Even before Wesleyan acquired its chip array, Jensen wanted to “have first crack at this new data,” so he undertook an analysis of DNA chip information from Stanford researchers who were studying the genetic control of cell division in yeasts. He was looking for genes that start the process of cell division, and he found good candidates. When he checked the identity of the genes in a national database, he was surprised to discover that one, a gene known as EBP2, had been discovered by McAlear.
“So I told Mike about this. He was practically jumping up and down with excitement,” Jensen recalls. No one knew that EBP2 might be involved in the initiation of cell division, and Jensen was able to suggest to McAlear that it works in concert with 60 other genes.

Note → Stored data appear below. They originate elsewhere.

template <typename T, int HD, typename TO, bool DROP = false>
__global__ void __launch_bounds__(kThreads, HD <= 32 ? 5 : 3)
wg_fwd_local(Geo geo, T4 q, T4 k, T4 v, T4 o, float* __restrict__ lse, const float* __restrict__ table,
             const float* __restrict__ g2l) {
  constexpr int HH = HD / 2, TILE = 64 * HD;
  using W64 = sm90::Wg<T, 64>;
  using WHD = sm90::Wg<T, HD>;
  extern __shared__ __align__(128) unsigned char smem_raw[];
  T* Qs = reinterpret_cast<T*>(smem_raw);
  T* ring = Qs + TILE;
  unsigned char* meta = reinterpret_cast<unsigned char*>(ring + 2 * kStages * TILE);
  Visit* vl = reinterpret_cast<Visit*>(meta + kStages * kKeyCols);
  float* tab = reinterpret_cast<float*>(vl + 9);
  const int tabn = geo.has_bias ? (4 * geo.w - 1) * (4 * geo.w - 1) : 0;

  const Cta cid = decode(geo, blockIdx.x);
  const int b = cid.b, h = cid.h, R = cid.R, C = cid.C;
  const int tid = threadIdx.x, slot = tid >> 1, half = tid & 1;
  const int w = geo.w, D = geo.D;
  for (int i = tid; i < tabn; i += kThreads) tab[i] = table[(long long)i * geo.H + h];
  {
    const int l = cid.piece * 64 + slot;
    const int r = R * w + l / w, c = C * w + l % w;
    const bool real = l < geo.w2 && r < geo.nx && c < geo.ny;
    stage_row<T, HD>(Qs, row_ptr<T>(q, b, h, 0), q.st, real ? (long long)r * geo.ny + c : -1, slot, half, D);
  }
  float m[2] = {-INFINITY, -INFINITY}, lsum[2] = {0.f, 0.f};
  float oacc[HH];
#pragma unroll
  for (int i = 0; i < HH; ++i) oacc[i] = 0.f;

  const int ngp = (geo.g + 63) / 64, npieces = ngp + visit_list(geo, R, C, 1, vl) * geo.npc;
  const int epi = key_epilogue(geo);
  const T* kb = row_ptr<T>(k, b, h, 0);
  const T* vb = row_ptr<T>(v, b, h, 0);
  SlotWalk wk(geo, slot);
  __syncthreads();
#pragma unroll
  for (int p = 0; p < kStages - 1; ++p)
    issue_key_piece<T, HD>(geo, p, npieces, ngp, vl, wk, ring, meta, kb, k.st, vb, v.st, h, g2l);
  for (int pi = 0; pi < npieces; ++pi) {
    ring_wait();
    issue_key_piece<T, HD>(geo, pi + kStages - 1, npieces, ngp, vl, wk, ring, meta, kb, k.st, vb, v.st, h, g2l);
    const int st = pi % kStages;
    const T* Ks = ring + st * 2 * TILE;
    const T* Vs = Ks + TILE;
    const KeyCols kcol = key_cols(meta, st);
    float s[32];
    sm90::wg_fence();
#pragma unroll
    for (int kk = 0; kk < HD / 16; ++kk) W64::ss(s, sm90::desc(Qs, HD, kk), sm90::desc(Ks, HD, kk), kk > 0);
    sm90::wg_commit();
    sm90::wg_wait0();
    sm90::reg_fence(s);
    float mx[2] = {-INFINITY, -INFINITY};
    const int gl = geo.g - pi * 64;
    switch (epi) {
      case 0: fwd_scores<false, false>(s, mx, geo, kcol, tab, query_rows(geo, R, C, cid.piece), gl); break;
      case 1: fwd_scores<false, true>(s, mx, geo, kcol, tab, query_rows(geo, R, C, cid.piece), gl); break;
      case 2: fwd_scores<true, false>(s, mx, geo, kcol, tab, query_rows(geo, R, C, cid.piece), gl); break;
      default: fwd_scores<true, true>(s, mx, geo, kcol, tab, query_rows(geo, R, C, cid.piece), gl); break;
    }
    float corr[2];
#pragma unroll
    for (int e = 0; e < 2; ++e) {
      mx[e] = fmaxf(mx[e], __shfl_xor_sync(0xffffffffu, mx[e], 1));
      mx[e] = fmaxf(mx[e], __shfl_xor_sync(0xffffffffu, mx[e], 2));
      const float mn = fmaxf(m[e], mx[e]);
      corr[e] = (mn == -INFINITY) ? 1.f : __expf(m[e] - mn);
      m[e] = mn;
      lsum[e] *= corr[e];
    }
#pragma unroll
    for (int i = 0; i < 32; ++i) {
      const int e = (i >> 1) & 1;
      const float p = (m[e] == -INFINITY) ? 0.f : __expf(s[i] - m[e]);
      s[i] = p;
      lsum[e] += p;
    }
#pragma unroll
    for (int i = 0; i < HH; ++i) oacc[i] *= corr[(i >> 1) & 1];
    if constexpr (DROP) {
      uint32_t drow[2];
      drop_rows(geo, R, C, cid.piece, drow);
      drop_key_piece(s, geo, drow, drop_col_base(geo, vl, ngp, pi), 2u * (uint32_t)(b * geo.H + h), 1.f);
    }
    uint32_t a[4][4];
#pragma unroll
    for (int kk = 0; kk < 4; ++kk) to_a_frag<T>(s, kk, a[kk]);
    sm90::wg_fence();
#pragma unroll
    for (int kk = 0; kk < 4; ++kk) WHD::rs(oacc, a[kk], sm90::desc_mn(Vs, HD, kk), 1);
    sm90::wg_commit();
    sm90::wg_wait0();
    sm90::reg_fence(oacc);
  }
  const QRows qrow = query_rows(geo, R, C, cid.piece);
#pragma unroll
  for (int e = 0; e < 2; ++e) {
    lsum[e] += __shfl_xor_sync(0xffffffffu, lsum[e], 1);
    lsum[e] += __shfl_xor_sync(0xffffffffu, lsum[e], 2);
    if (!qrow.ok[e]) continue;
    const long long tokq = (long long)(R * w + qrow.qr[e]) * geo.ny + (C * w + qrow.qc[e]);
    const float inv = lsum[e] > 0.f ? 1.f / lsum[e] : 0.f;
    store_rows<TO, HD>(oacc, e, row_ptr_w<TO>(o, b, h, tokq), D, DROP ? inv * geo.drop_scale : inv);
    if ((tid & 3) == 0) lse[((long long)b * geo.H + h) * geo.Nloc + tokq] = m[e] + logf(lsum[e]);
  }
}

template <typename T, int HD, typename TO, bool DROP = false>
__global__ void __launch_bounds__(kThreads)
wg_bwd_dq(Geo geo, T4 q, T4 k, T4 v, T4 d_o, T4 dq, const float* __restrict__ lse, const float* __restrict__ delta,
          const float* __restrict__ table, const float* __restrict__ g2l, float* __restrict__ d_table) {
  constexpr int HH = HD / 2, TILE = 64 * HD;
  using W64 = sm90::Wg<T, 64>;
  using WHD = sm90::Wg<T, HD>;
  extern __shared__ __align__(128) unsigned char smem_raw[];
  T* Qs = reinterpret_cast<T*>(smem_raw);
  T* Gs = Qs + TILE;
  T* ring = Gs + TILE;
  unsigned char* meta = reinterpret_cast<unsigned char*>(ring + 2 * kStages * TILE);
  Visit* vl = reinterpret_cast<Visit*>(meta + kStages * kKeyCols);
  float* tab = reinterpret_cast<float*>(vl + 9);
  const int tabn = geo.has_bias ? (4 * geo.w - 1) * (4 * geo.w - 1) : 0;

  const Cta cid = decode(geo, blockIdx.x);
  const int b = cid.b, h = cid.h, R = cid.R, C = cid.C;
  const int tid = threadIdx.x, slot = tid >> 1, half = tid & 1;
  const int w = geo.w, D = geo.D;
  const long long bh = (long long)b * geo.H + h;
  for (int i = tid; i < tabn; i += kThreads) tab[i] = table[(long long)i * geo.H + h];
  {
    const int l = cid.piece * 64 + slot;
    const int r = R * w + l / w, c = C * w + l % w;
    const long long tokq = (l < geo.w2 && r < geo.nx && c < geo.ny) ? (long long)r * geo.ny + c : -1;
    stage_row<T, HD>(Qs, row_ptr<T>(q, b, h, 0), q.st, tokq, slot, half, D);
    stage_row<T, HD>(Gs, row_ptr<T>(d_o, b, h, 0), d_o.st, tokq, slot, half, D);
  }
  const QRows qrow = query_rows(geo, R, C, cid.piece);
  float lse_r[2], del_r[2];
#pragma unroll
  for (int e = 0; e < 2; ++e) {
    lse_r[e] = INFINITY; del_r[e] = 0.f;
    if (qrow.ok[e]) {
      const long long tokq = (long long)(R * w + qrow.qr[e]) * geo.ny + (C * w + qrow.qc[e]);
      lse_r[e] = lse[bh * geo.Nloc + tokq];
      del_r[e] = delta[bh * geo.Nloc + tokq];
    }
  }
  float dqacc[HH];
#pragma unroll
  for (int i = 0; i < HH; ++i) dqacc[i] = 0.f;

  const int ngp = (geo.g + 63) / 64, npieces = ngp + visit_list(geo, R, C, 1, vl) * geo.npc;
  const int epi = key_epilogue(geo);
  const T* kb = row_ptr<T>(k, b, h, 0);
  const T* vb = row_ptr<T>(v, b, h, 0);
  SlotWalk wk(geo, slot);
  __syncthreads();
#pragma unroll
  for (int p = 0; p < kStages - 1; ++p)
    issue_key_piece<T, HD>(geo, p, npieces, ngp, vl, wk, ring, meta, kb, k.st, vb, v.st, h, g2l);
  for (int pi = 0; pi < npieces; ++pi) {
    ring_wait();
    issue_key_piece<T, HD>(geo, pi + kStages - 1, npieces, ngp, vl, wk, ring, meta, kb, k.st, vb, v.st, h, g2l);
    const int st = pi % kStages;
    const T* Ks = ring + st * 2 * TILE;
    const T* Vs = Ks + TILE;
    const KeyCols kcol = key_cols(meta, st);
    float s[32], dp[32];
    sm90::wg_fence();
#pragma unroll
    for (int kk = 0; kk < HD / 16; ++kk) W64::ss(s, sm90::desc(Qs, HD, kk), sm90::desc(Ks, HD, kk), kk > 0);
#pragma unroll
    for (int kk = 0; kk < HD / 16; ++kk) W64::ss(dp, sm90::desc(Gs, HD, kk), sm90::desc(Vs, HD, kk), kk > 0);
    sm90::wg_commit();
    sm90::wg_wait0();
    sm90::reg_fence(s);
    sm90::reg_fence(dp);
    const int gl = geo.g - pi * 64;
    if constexpr (DROP) {
      uint32_t drow[2];
      drop_rows(geo, R, C, cid.piece, drow);
      drop_key_piece(dp, geo, drow, drop_col_base(geo, vl, ngp, pi), 2u * (uint32_t)(b * geo.H + h), geo.drop_scale);
    }
    switch (epi) {
      case 0: dq_scores<false, false>(s, dp, geo, kcol, tab, qrow, gl, lse_r, del_r, d_table, h); break;
      case 1: dq_scores<false, true>(s, dp, geo, kcol, tab, qrow, gl, lse_r, del_r, d_table, h); break;
      case 2: dq_scores<true, false>(s, dp, geo, kcol, tab, qrow, gl, lse_r, del_r, d_table, h); break;
      default: dq_scores<true, true>(s, dp, geo, kcol, tab, qrow, gl, lse_r, del_r, d_table, h); break;
    }
    uint32_t a[4][4];
#pragma unroll
    for (int kk = 0; kk < 4; ++kk) to_a_frag<T>(s, kk, a[kk]);
    sm90::wg_fence();
#pragma unroll
    for (int kk = 0; kk < 4; ++kk) WHD::rs(dqacc, a[kk], sm90::desc_mn(Ks, HD, kk), 1);
    sm90::wg_commit();
    sm90::wg_wait0();
    sm90::reg_fence(dqacc);
  }
#pragma unroll
  for (int e = 0; e < 2; ++e) {
    if (!qrow.ok[e]) continue;
    const long long tokq = (long long)(R * w + qrow.qr[e]) * geo.ny + (C * w + qrow.qc[e]);
    store_rows<TO, HD>(dqacc, e, row_ptr_w<TO>(dq, b, h, tokq), D, geo.scale);
  }
}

In the classroom, students are learning bioinformatics in a novel course that is team-taught by Michael Weir, professor of biology, and Michael Rice, professor of computer science. Weir emphasizes that their approach involves true team-teaching—both are present for every class, playing off each other, agreeing and disagreeing. Last year the class split equally between students majoring in life sciences and in computer science. Students collaborated on projects, sharing diverse backgrounds. The mix also presented a challenge to Weir and Rice, who could not make assumptions about background and familiarity with language or concepts.
“It’s good when scientists don’t assume they can use jargon,” says Weir.
Students who study integrative genomics at Wesleyan will be entering a field with enormous promise. Decoding the human genome was only the first step in a monumental effort to understand which genes make which proteins, what these proteins do, and how the process can go wrong. Already a new word has been coined to describe this venture: proteomics. The need for biologists to understand how to analyze vast sets of data grows daily.
“The future of biology,” says Lane, “is in informatic science.”